#### Task instructions:
Answer with one figure only, the number of lines below in which "true" occurs.

#### Input records:
· · · · ·

template <int FMT, bool SEGX, bool P3>
NQ_DEV void cnn_front_split_body(
    const float* __restrict__ mel_tm, const int32_t* __restrict__ frame_off,
    const int32_t* __restrict__ tok_off, const int32_t* __restrict__ n_wins,
    const float* __restrict__ clip_floor, int n_clips, int seg_hop,
    const float* __restrict__ cw, const unsigned short* __restrict__ wb, float* __restrict__ p3,
    float* __restrict__ feat, const float* __restrict__ seg_x, int seg_L,
    const uint32_t* __restrict__ clip_max_enc, float top_db) {
    extern __shared__ __attribute__((aligned(16))) char smem[];
    constexpr bool X6 = FMT == NQ_FMT_BF16X6, F16 = FMT == NQ_FMT_F16X3 || FMT == NQ_FMT_F16X4;
    constexpr int T = X6 ? 3 : 2;
    static_assert(!P3 || FMT == NQ_FMT_BF16X3, "the fp32 copy of the pooled conv4 tensor is a bf16x3 debug output");
    constexpr int W1_ = X6 ? CNNX_W1 : CNNB_W1, W2_ = X6 ? CNNX_W2 : CNNB_W2, W3_ = X6 ? CNNX_W3 : CNNB_W3, W4_ = X6 ? CNNX_W4 : CNNB_W4,
                  W5_ = X6 ? CNNX_W5 : CNNB_W5, W6_ = X6 ? CNNX_W6 : CNNB_W6, WU16_ = X6 ? CNNX_U16S : CNNB_U16S;
    const int* __restrict__ meta_i = (const int*)(wb + CNNH_META);
    const float* __restrict__ meta_f = (const float*)(wb + CNNH_META);
    float dummy_mx = 0.f;
    NQ_STAMP_BEGIN();
    const int lane = threadIdx.x & 63;
    const int wave = __builtin_amdgcn_readfirstlane(threadIdx.x >> 6);
    const int p0 = blockIdx.x * 4;
    const int b = __builtin_amdgcn_readfirstlane(find_segment_wave(tok_off, n_clips, p0, lane));
    const int k0 = p0 - tok_off[b];
    const int nvalid = min(4, n_wins[b] - k0);
    if (nvalid <= 0) return;
    const bool valid = wave < nvalid;
    const int p = p0 + wave, k = k0 + wave;
    const unsigned R = FB_BASE + wave * FB_WAVE(T);
    const unsigned lane16 = lane * 16;
// ... 10 lines not shown
        vraw[q] = (valid && (q < 11 || lane < 16)) ? src[i0] : 0.f;
    }
    const float tn1 = cw[CNN_T1 + (lane & 15)], tn2 = cw[CNN_T2 + (lane & 31)];
    const float tn3[2] = {cw[CNN_T3 + (lane & 31)], cw[CNN_T3 + 32 + (lane & 31)]};
    const float tn4[2] = {cw[CNN_T4 + (lane & 31)], cw[CNN_T4 + 32 + (lane & 31)]};
    const float tn5 = cw[CNN_T5 + 16 * wave + (lane & 15)], tn6 = cw[CNN_T6 + 16 * wave + (lane & 15)];
    float vin[12];
#pragma unroll
    for (int q = 0; q < 12; ++q) vin[q] = !valid ? 0.f : SEGX ? vraw[q] : fmaxf(vraw[q], fl);
    int e_in = 0;
    float m_in = 0.f;
    float s0 = 1.f;
    if (F16) {
        float mr = 0.f;
#pragma unroll
        for (int q = 0; q < 12; ++q) mr = fmaxf(mr, __builtin_fabsf(vin[q]));
        m_in = wave_max_nonneg(mr);
        e_in = f16_scale_exp(m_in);
        s0 = pow2_f32(e_in);
    }
    {
        const unsigned pb = R + FB_PATCH(T);
        constexpr int NZ = (T * FB_PPLANE + 15) / 16;
#pragma unroll
        for (int it = 0; it < (NZ + 63) / 64; ++it)
            if (64 * it + 64 <= NZ || lane < NZ - 64 * it) lds_st128(pb + (lane + 64 * it) * 16, f32x4{0.f, 0.f, 0.f, 0.f});
        if (lane < 32) ((unsigned*)(smem + FB_ZADDR))[lane] = 0u;
        __builtin_amdgcn_wave_barrier();
        if (!SEGX) {
            unsigned ob[3];
#pragma unroll
            for (int u = 0; u < 3; ++u) {
                const int e = lane + 16 * u, j0 = e >= 48 ? 1 : 0, m = e - 48 * j0;
                ob[u] = pb + ((j0 + 1) * 50 + m + 1) * 2;
            }
#pragma unroll
            for (int q = 0; q < 12; q += 2) {
                const float v0 = vin[q] * s0, v1 = vin[q + 1] * s0;
                lds_store_pair_fmt<FMT>(ob[q % 3] + (q + q / 3) * 100, ob[(q + 1) % 3] + (q + 1 + (q + 1) / 3) * 100, FB_PPLANE, v0, v1,
                                               dummy_mx, true, q + 1 < 11 || lane < 16);
            }
        } else {
#pragma unroll
            for (int q = 0; q < 12; ++q) {
                const int i0 = lane + 64 * q;
                const int m = i0 / 15, j = i0 - 15 * m;
                if (i0 < 720) lds_store_one_fmt<FMT>(pb + ((j + 1) * 50 + (m + 1)) * 2, FB_PPLANE, vin[q] * s0, dummy_mx);
            }
        }
    }
    __builtin_amdgcn_wave_barrier();
    NQ_STAMP(1);

    const int i = lane & 31, hfi = (i >> 2) & 1, qi = (i & 3) + 4 * (i >> 3);
    const int n = lane & 31, hf = lane >> 5, h = lane >> 5;

    conv_k_ring<T, 1, 3> ring2;
    if constexpr (X6) conv_k_preload(ring2, wrs, W2_ * 2, lane16);
    {
        f32x4 w1[1][T];
#pragma unroll
        for (int t = 0; t < T; ++t) w1[0][t] = wfrag_load(wrs, lane16, (W1_ + t * 512) * 2);
        float tn = tn1, c1 = 1.f, ms1 = 0.f;
        int e1 = 0;
        if (F16) {
            e1 = f16_scale_exp(fmaf(m_in, meta_f[8], meta_f[16]));
            c1 = pow2_f32(e1 - e_in - meta_i[0]);
            tn = tn1 * pow2_f32(e1);
        }
        const int xq = min(qi, 14);
        unsigned rd_a = R + FB_PATCH(T) + ((xq + (h ? 2 : 0)) * 50 + 24 * hfi) * 2;
        unsigned rd_b = R + FB_PATCH(T) + ((xq + (h ? 2 : 1)) * 50 + 24 * hfi) * 2;
        const bool is_b = (n & 16) != 0;
        const unsigned mb = is_b ? ~0u : 0u;
        unsigned wr = R + (12 * hf * 7) * FB_RS1 + (n & 15) * 2 + (is_b ? FB_RS1 : 0);
        for (int g2 = 0; g2 < 6; ++g2) {
            f32x16 acc[2][1];
            f32x4 xa[2][T];
#pragma unroll
            for (int tt = 0; tt < 2; ++tt)
#pragma unroll
                for (int t = 0; t < T; ++t) {
                    const unsigned pa = rd_a + 4 * tt + t * FB_PPLANE, pq = rd_b + 4 * tt + t * FB_PPLANE;
                    xa[tt][t] = f32x4{__uint_as_float(lds_ld32(pa)), __uint_as_float(lds_ld32(pa + 4)),
                                      __uint_as_float(lds_ld32(pq)), __uint_as_float(lds_ld32(pq + 4))};
                }
            acc[0][0] = zero16();
            acc[1][0] = zero16();
            if constexpr (X6) {
                mma_terms<T, 2, 1>(acc, xa, w1);
            } else {
                const f32x4 (&w)[T] = w1[0];
                if (FMT == NQ_FMT_F16X4) { acc[0][0] = mfma32_fmt<FMT>(xa[0][1], w[1], acc[0][0]); acc[1][0] = mfma32_fmt<FMT>(xa[1][1], w[1], acc[1][0]); }
                acc[0][0] = mfma32_fmt<FMT>(xa[0][1], w[0], acc[0][0]); acc[1][0] = mfma32_fmt<FMT>(xa[1][1], w[0], acc[1][0]);
                acc[0][0] = mfma32_fmt<FMT>(xa[0][0], w[1], acc[0][0]); acc[1][0] = mfma32_fmt<FMT>(xa[1][0], w[1], acc[1][0]);
                acc[0][0] = mfma32_fmt<FMT>(xa[0][0], w[0], acc[0][0]); acc[1][0] = mfma32_fmt<FMT>(xa[1][0], w[0], acc[1][0]);
            }
            unsigned r[14];
#pragma unroll
            for (int v = 0; v < 14; ++v) {
                const int tt = v / 7, bb = v - 7 * tt;
                const float mx = fmaxf(fmaxf(acc[tt][0][2 * bb], acc[tt][0][2 * bb + 1]), acc[tt][0][2 * bb + 2]);
                r[v] = __float_as_uint(epi_fmt<FMT>(mx, c1, tn));
            }
            unsigned got[7];
#pragma unroll
            for (int kk = 0; kk < 7; ++kk)
                got[kk] = (unsigned)__builtin_amdgcn_ds_swizzle((int)((r[2 * kk] & mb) | (r[2 * kk + 1] & ~mb)), 0x401F);
            float fin[7];
#pragma unroll
            for (int kk = 0; kk < 7; ++kk) {
                const unsigned own = (r[2 * kk + 1] & mb) | (r[2 * kk] & ~mb);
                fin[kk] = __uint_as_float(max(own, got[kk]));
            }
#pragma unroll
            for (int kk = 0; kk < 6; kk += 2) lds_store_pair_fmt<FMT>(wr + 2 * kk * FB_RS1, wr + 2 * (kk + 1) * FB_RS1, FB_P1, fin[kk], fin[kk + 1], ms1);
            lds_store_one_fmt<FMT>(wr + 12 * FB_RS1, FB_P1, fin[6], ms1);
            rd_a += 8; rd_b += 8;
            wr += 14 * FB_RS1;
        }
        if (F16) { m_in = wave_max_nonneg(ms1) * pow2_f32(-e1); e_in = e1; }
    }

    NQ_STAMP(2);
    conv_k_ring<T, 2, 3> ring34;
    {
        f32x16 acc[6][1];
        unsigned base[6], m9[6];
#pragma unroll
        for (int t = 0; t < 6; ++t) {
            acc[t][0] = zero16();
            const int u = 16 * t + qi;
            const int gl = u / 14, w = u % 14, yy = w / 7;
            const int py = 2 * (6 * hfi + gl) + yy, px = w - 7 * yy;
            m9[t] = tap_mask(u < 84, py, px, 24, 7);
            base[t] = R + ((py - 1) * 7 + (px - 1)) * FB_RS1 + (h << 4);
        }
        fb_conv_k<FMT, 16, 6, 1, 7, FB_RS1, FB_P1, false, NQ_RING2>(acc, wrs, W2_ * 2, lane16, base, m9, ring2);
        NQ_STAMP(3);
        if constexpr (X6) {
            conv_k_preload(ring34, wrs, W3_ * 2, lane16);
            __builtin_amdgcn_sched_barrier(0);
        }
        float tn = tn2, c2 = 1.f, ms2 = 0.f;
        int e2 = 0;
        if (F16) {
            e2 = f16_scale_exp(fmaf(m_in, meta_f[9], meta_f[17]));
            c2 = pow2_f32(e2 - e_in - meta_i[1]);
            tn = tn2 * pow2_f32(e2);
        }
        const unsigned wr = R + (6 * hf * 5) * FB_RS2 + n * 2;
#pragma unroll
        for (int k2 = 0; k2 < 30; k2 += 2) {
            float pv[2];
#pragma unroll
            for (int e = 0; e < 2; ++e) {
                const int gl = (k2 + e) / 5, bb = (k2 + e) % 5;
                float mx = -3.0e38f;
#pragma unroll
                for (int yy = 0; yy < 2; ++yy)
#pragma unroll
                    for (int x = bwin75_lo(bb); x < bwin75_hi(bb); ++x) {
                        const int u = 14 * gl + 7 * yy + x;
                        mx = fmaxf(mx, acc[u >> 4][0][u & 15]);
                    }
                pv[e] = epi_fmt<FMT>(mx, c2, tn);
            }
            lds_store_pair_fmt<FMT>(wr + k2 * FB_RS2, wr + (k2 + 1) * FB_RS2, FB_P2, pv[0], pv[1], ms2);
        }
        if (F16) { m_in = wave_max_nonneg(ms2) * pow2_f32(-e2); e_in = e2; }
    }

    NQ_STAMP(4);
    unsigned base34[2], m34[2];
#pragma unroll
    for (int t = 0; t < 2; ++t) {
        const int u = 16 * t + qi;
        const int gl = u / 10, w = u % 10, yy = w / 5;
        const int py = 2 * (3 * hfi + gl) + yy, px = w - 5 * yy;
        m34[t] = tap_mask(u < 30, py, px, 12, 5);
        base34[t] = (py - 1) * 5 + (px - 1);
    }

    {
        f32x16 acc[2][2];
        unsigned base[2];
#pragma unroll
        for (int t = 0; t < 2; ++t) {
#pragma unroll
            for (int nt = 0; nt < 2; ++nt) acc[t][nt] = zero16();
            base[t] = R + base34[t] * FB_RS2 + (h << 4);
        }
        fb_conv_k<FMT, 32, 2, 2, 5, FB_RS2, FB_P2, true, NQ_RING34>(acc, wrs, W3_ * 2, lane16, base, m34, ring34);
        NQ_STAMP(5);
        if constexpr (X6) {
            conv_k_preload(ring34, wrs, W4_ * 2, lane16);
            __builtin_amdgcn_sched_barrier(0);
        }
        float tn[2] = {tn3[0], tn3[1]}, c3 = 1.f, ms3 = 0.f;
        int e3 = 0;
        if (F16) {
            e3 = f16_scale_exp(fmaf(m_in, meta_f[10], meta_f[18]));
            c3 = pow2_f32(e3 - e_in - meta_i[2]);
            tn[0] *= pow2_f32(e3);
            tn[1] *= pow2_f32(e3);
        }
        const unsigned wr = R + (6 * hf * 5) * FB_RS3 + n * 2;
#pragma unroll
        for (int nt = 0; nt < 2; ++nt)
#pragma unroll
            for (int t = 0; t < 2; ++t)
#pragma unroll
                for (int r = 0; r < 16; r += 2) {
                    const int u = 16 * t + r;
                    if (u < 30)
                        lds_store_pair_fmt<FMT>(wr + u * FB_RS3 + 64 * nt, wr + (u + 1) * FB_RS3 + 64 * nt, FB_P3,
                                                epi_fmt<FMT>(acc[t][nt][r], c3, tn[nt]), epi_fmt<FMT>(acc[t][nt][r + 1], c3, tn[nt]), ms3);
                }
        if (F16) { m_in = wave_max_nonneg(ms3) * pow2_f32(-e3); e_in = e3; }
    }

    NQ_STAMP(6);
    const unsigned S4 = FB_BASE;
    const unsigned S5 = FB_BASE + 2 * FB_WAVE(T);
    const int w5b = __builtin_amdgcn_readfirstlane((W5_ + wave * (18 * T * 512)) * 2);
    const int w6b = __builtin_amdgcn_readfirstlane((W6_ + wave * (18 * T * 512)) * 2);
    f32x4 b5[4][T], b6[8][T];
    {
        f32x16 acc[2][2];
        unsigned base[2];
#pragma unroll
        for (int t = 0; t < 2; ++t) {
#pragma unroll
            for (int nt = 0; nt < 2; ++nt) acc[t][nt] = zero16();
            base[t] = R + base34[t] * FB_RS3 + (h << 4);
        }
        fb_conv_k<FMT, 64, 2, 2, 5, FB_RS3, FB_P3, true, NQ_RING34>(acc, wrs, W4_ * 2, lane16, base, m34, ring34);
        NQ_STAMP(7);
        float tn[2] = {tn4[0], tn4[1]}, c4 = 1.f, ms4 = 0.f;
        int e4 = 0;
        if (F16) {
            e4 = f16_scale_exp(fmaf(m_in, meta_f[11], meta_f[19]));
            c4 = pow2_f32(e4 - e_in - meta_i[3]);
            tn[0] *= pow2_f32(e4);
            tn[1] *= pow2_f32(e4);
        }
#pragma unroll
        for (int g = 0; g < 3; ++g)
#pragma unroll
            for (int q = 0; q < T; ++q) b5[g][q] = wfrag_load(wrs, lane16, w5b + (g * T + q) * 1024);
        __syncthreads();
        const unsigned wr = S4 + (18 * wave + 9 * hf) * FB_RS3 + n * 2;
        float* dst = P3 ? p3 + (size_t)p * (18 * 64) : nullptr;
#pragma unroll
        for (int gl = 0; gl < 3; ++gl)
#pragma unroll
            for (int bb = 0; bb < 3; ++bb) {
                float pv[2];
#pragma unroll
                for (int nt = 0; nt < 2; ++nt) {
                    float mx = -3.0e38f;
#pragma unroll
                    for (int yy = 0; yy < 2; ++yy)
#pragma unroll
                        for (int x = bwin53_lo(bb); x < bwin53_hi(bb); ++x) {
                            const int u = 10 * gl + 5 * yy + x;
                            mx = fmaxf(mx, acc[u >> 4][nt][u & 15]);
                        }
                    pv[nt] = epi_fmt<FMT>(mx, c4, tn[nt]);
                    if (P3 && valid) dst[((3 * hf + gl) * 3 + bb) * 64 + n + 32 * nt] = pv[nt];
                }
                lds_store_pair_fmt<FMT>(wr + (gl * 3 + bb) * FB_RS3, wr + (gl * 3 + bb) * FB_RS3 + 64, FB_PS, pv[0], pv[1], ms4);
            }
        if (F16) {
            const float m4 = wave_max_nonneg(ms4) * pow2_f32(-e4);
            const int e5 = f16_scale_exp(fmaf(m4, meta_f[12], meta_f[20]));
            if (lane < 18) {
                lds_st32(FB_TAB5 + (18 * wave + lane) * 8, __float_as_uint(pow2_f32(e5 - e4 - meta_i[4])));
                lds_st32(FB_TAB5 + (18 * wave + lane) * 8 + 4, __float_as_uint(pow2_f32(e5)));
            }
            if (lane < 6) lds_st32(FB_TAB6 + (6 * wave + lane) * 4, __float_as_uint(pow2_f32(-(e5 + meta_i[5]))));
        }
    }
    __syncthreads();
    NQ_STAMP(8);

    {
        const int i16 = lane & 15, kg = lane >> 4;
        const int ch = 16 * wave + i16;
        f32x4 acc5[5];
        unsigned base5[5], m5[5];
#pragma unroll
        for (int t = 0; t < 5; ++t) {
            acc5[t] = f32x4{0.f, 0.f, 0.f, 0.f};
            const int rho = 16 * t + i16;
            const int slot = rho / 18, pix = rho - 18 * slot, ry = pix / 3, rx = pix - 3 * ry;
            m5[t] = tap_mask(rho < 72, ry, rx, 6, 3);
            base5[t] = S4 + (slot * 18 + (ry - 1) * 3 + (rx - 1)) * FB_RS3 + (kg << 4);
        }
        unsigned a5ad[5][T];
        f32x4 a5[2][5][T];
        auto load_a5 = [&](int g) {
            const int tap = g >> 1, s = g & 1;
            const int tapoff = ((tap / 3) * 3 + tap % 3) * FB_RS3;
            if (s == 0) {
#pragma unroll
                for (int t = 0; t < 5; ++t) {
                    const bool ok = (m5[t] >> tap) & 1u;
#pragma unroll
                    for (int q = 0; q < T; ++q) a5ad[t][q] = ok ? base5[t] + q * FB_PS : FB_ZADDR - tapoff;
                }
            }
#pragma unroll
            for (int t = 0; t < 5; ++t)
#pragma unroll
                for (int q = 0; q < T; ++q) a5[g & 1][t][q] = lds_ld128(a5ad[t][q] + tapoff + 64 * s);
        };
        load_a5(0);
#pragma unroll
        for (int g = 0; g < 18; ++g) {
            if (g + 3 < 18) {
#pragma unroll
                for (int q = 0; q < T; ++q) b5[(g + 3) & 3][q] = wfrag_load(wrs, lane16, w5b + ((g + 3) * T + q) * 1024);
            }
            if (g + 1 < 18) load_a5(g + 1);
            if constexpr (X6) {
                __builtin_amdgcn_sched_barrier(0);
                mma16_terms<T, 5>(acc5, a5[g & 1], b5[g & 3]);
            } else mma16_pair_fmt<FMT, 5>(acc5, a5[g & 1], b5[g & 3]);
        }
        NQ_STAMP(9);
#pragma unroll
        for (int g = 0; g < 7; ++g)
#pragma unroll
            for (int q = 0; q < T; ++q) b6[g][q] = wfrag_load(wrs, lane16, w6b + (g * T + q) * 1024);
        {
            const unsigned wr = S5 + (4 * kg) * FB_RS3 + ch * 2;
#pragma unroll
            for (int t = 0; t < 5; ++t)
#pragma unroll
                for (int r = 0; r < 4; r += 2)
                    if (t < 4 || kg < 2) {
                        f32x2_t cs0 = {1.f, 1.f}, cs1 = {1.f, 1.f};
                        if (F16) { cs0 = lds_ld64(FB_TAB5 + (16 * t + r) * 8 + kg * 32); cs1 = lds_ld64(FB_TAB5 + (16 * t + r + 1) * 8 + kg * 32); }
                        lds_store_pair_fmt<FMT>(wr + (16 * t + r) * FB_RS3, wr + (16 * t + r + 1) * FB_RS3, FB_PS,
                                                epi_fmt<FMT>(acc5[t][r], cs0[0], tn5 * cs0[1]), epi_fmt<FMT>(acc5[t][r + 1], cs1[0], tn5 * cs1[1]), dummy_mx);
                    }
        }
        __syncthreads();
        NQ_STAMP(10);

        f32x4 acc6[2], acc6b[2];
        unsigned base6[2], m6[2];
#pragma unroll
        for (int t = 0; t < 2; ++t) {
            acc6[t] = f32x4{0.f, 0.f, 0.f, 0.f};
            acc6b[t] = acc6[t];
            const int rho = 16 * t + i16;
            const int slot = rho / 6, y = rho - 6 * slot;
            m6[t] = tap_mask(rho < 24, y, 1, 6, 3);
            base6[t] = S5 + (slot * 18 + (y - 1) * 3) * FB_RS3 + (kg << 4);
        }
        unsigned a6ad[2][T];
        f32x4 a6[2][2][T];
        auto load_a6 = [&](int g) {
            const int tap = g >> 1, s = g & 1;
            const int tapoff = ((tap / 3) * 3 + tap % 3) * FB_RS3;
            if (s == 0) {
#pragma unroll
                for (int t = 0; t < 2; ++t) {
                    const bool ok = (m6[t] >> tap) & 1u;
#pragma unroll
                    for (int q = 0; q < T; ++q) a6ad[t][q] = ok ? base6[t] + q * FB_PS : FB_ZADDR - tapoff;
                }
            }
#pragma unroll
            for (int t = 0; t < 2; ++t)
#pragma unroll
                for (int q = 0; q < T; ++q) a6[g & 1][t][q] = lds_ld128(a6ad[t][q] + tapoff + 64 * s);
        };
        load_a6(0);
#pragma unroll
        for (int g = 0; g < 18; ++g) {
            if (g + 7 < 18) {
#pragma unroll
                for (int q = 0; q < T; ++q) b6[(g + 7) & 7][q] = wfrag_load(wrs, lane16, w6b + ((g + 7) * T + q) * 1024);
            }
            if (g + 1 < 18) load_a6(g + 1);
            f32x4 (&acc)[2] = (g & 1) ? acc6b : acc6;
            if constexpr (X6) {
                __builtin_amdgcn_sched_barrier(0);
                mma16_terms<T, 2>(acc, a6[g & 1], b6[g & 7]);
            } else mma16_pair_fmt<FMT, 2>(acc, a6[g & 1], b6[g & 7]);
        }
        NQ_STAMP(11);
        const unsigned fo = S4 + wave * 2048;
#pragma unroll
        for (int t = 0; t < 2; ++t)
#pragma unroll
            for (int r = 0; r < 4; ++r) {
                const int rho = 16 * t + 4 * kg + r;
                const int slot = rho / 6, y = rho - 6 * slot;
                if (rho < 24) {
                    const float c6 = F16 ? __uint_as_float(lds_ld32(FB_TAB6 + (16 * t + r) * 4 + kg * 16)) : 1.f;
                    lds_st32(fo + (slot * 96 + i16 * 6 + y) * 4, __float_as_uint(epi_fmt<FMT>(acc6[t][r] + acc6b[t][r], c6, tn6)));
                }
            }
        __builtin_amdgcn_wave_barrier();
#pragma unroll
        for (int q0 = 0; q0 < 96; q0 += 64) {
            const int q = q0 + lane;
            const int slot = q / 24;
            if (q < 96 && slot < nvalid)
                *(f32x4*)(feat + (size_t)(p0 + slot) * 384 + 96 * wave + 4 * (q - 24 * slot)) = lds_ld128(fo + 16 * q);
        }
    }
    NQ_STAMP_END((X6 ? g_phase_clk6 : g_phase_clk), ((blockIdx.y * gridDim.x + blockIdx.x) << 2) + wave);
}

· · · · ·

#### Your solution:
3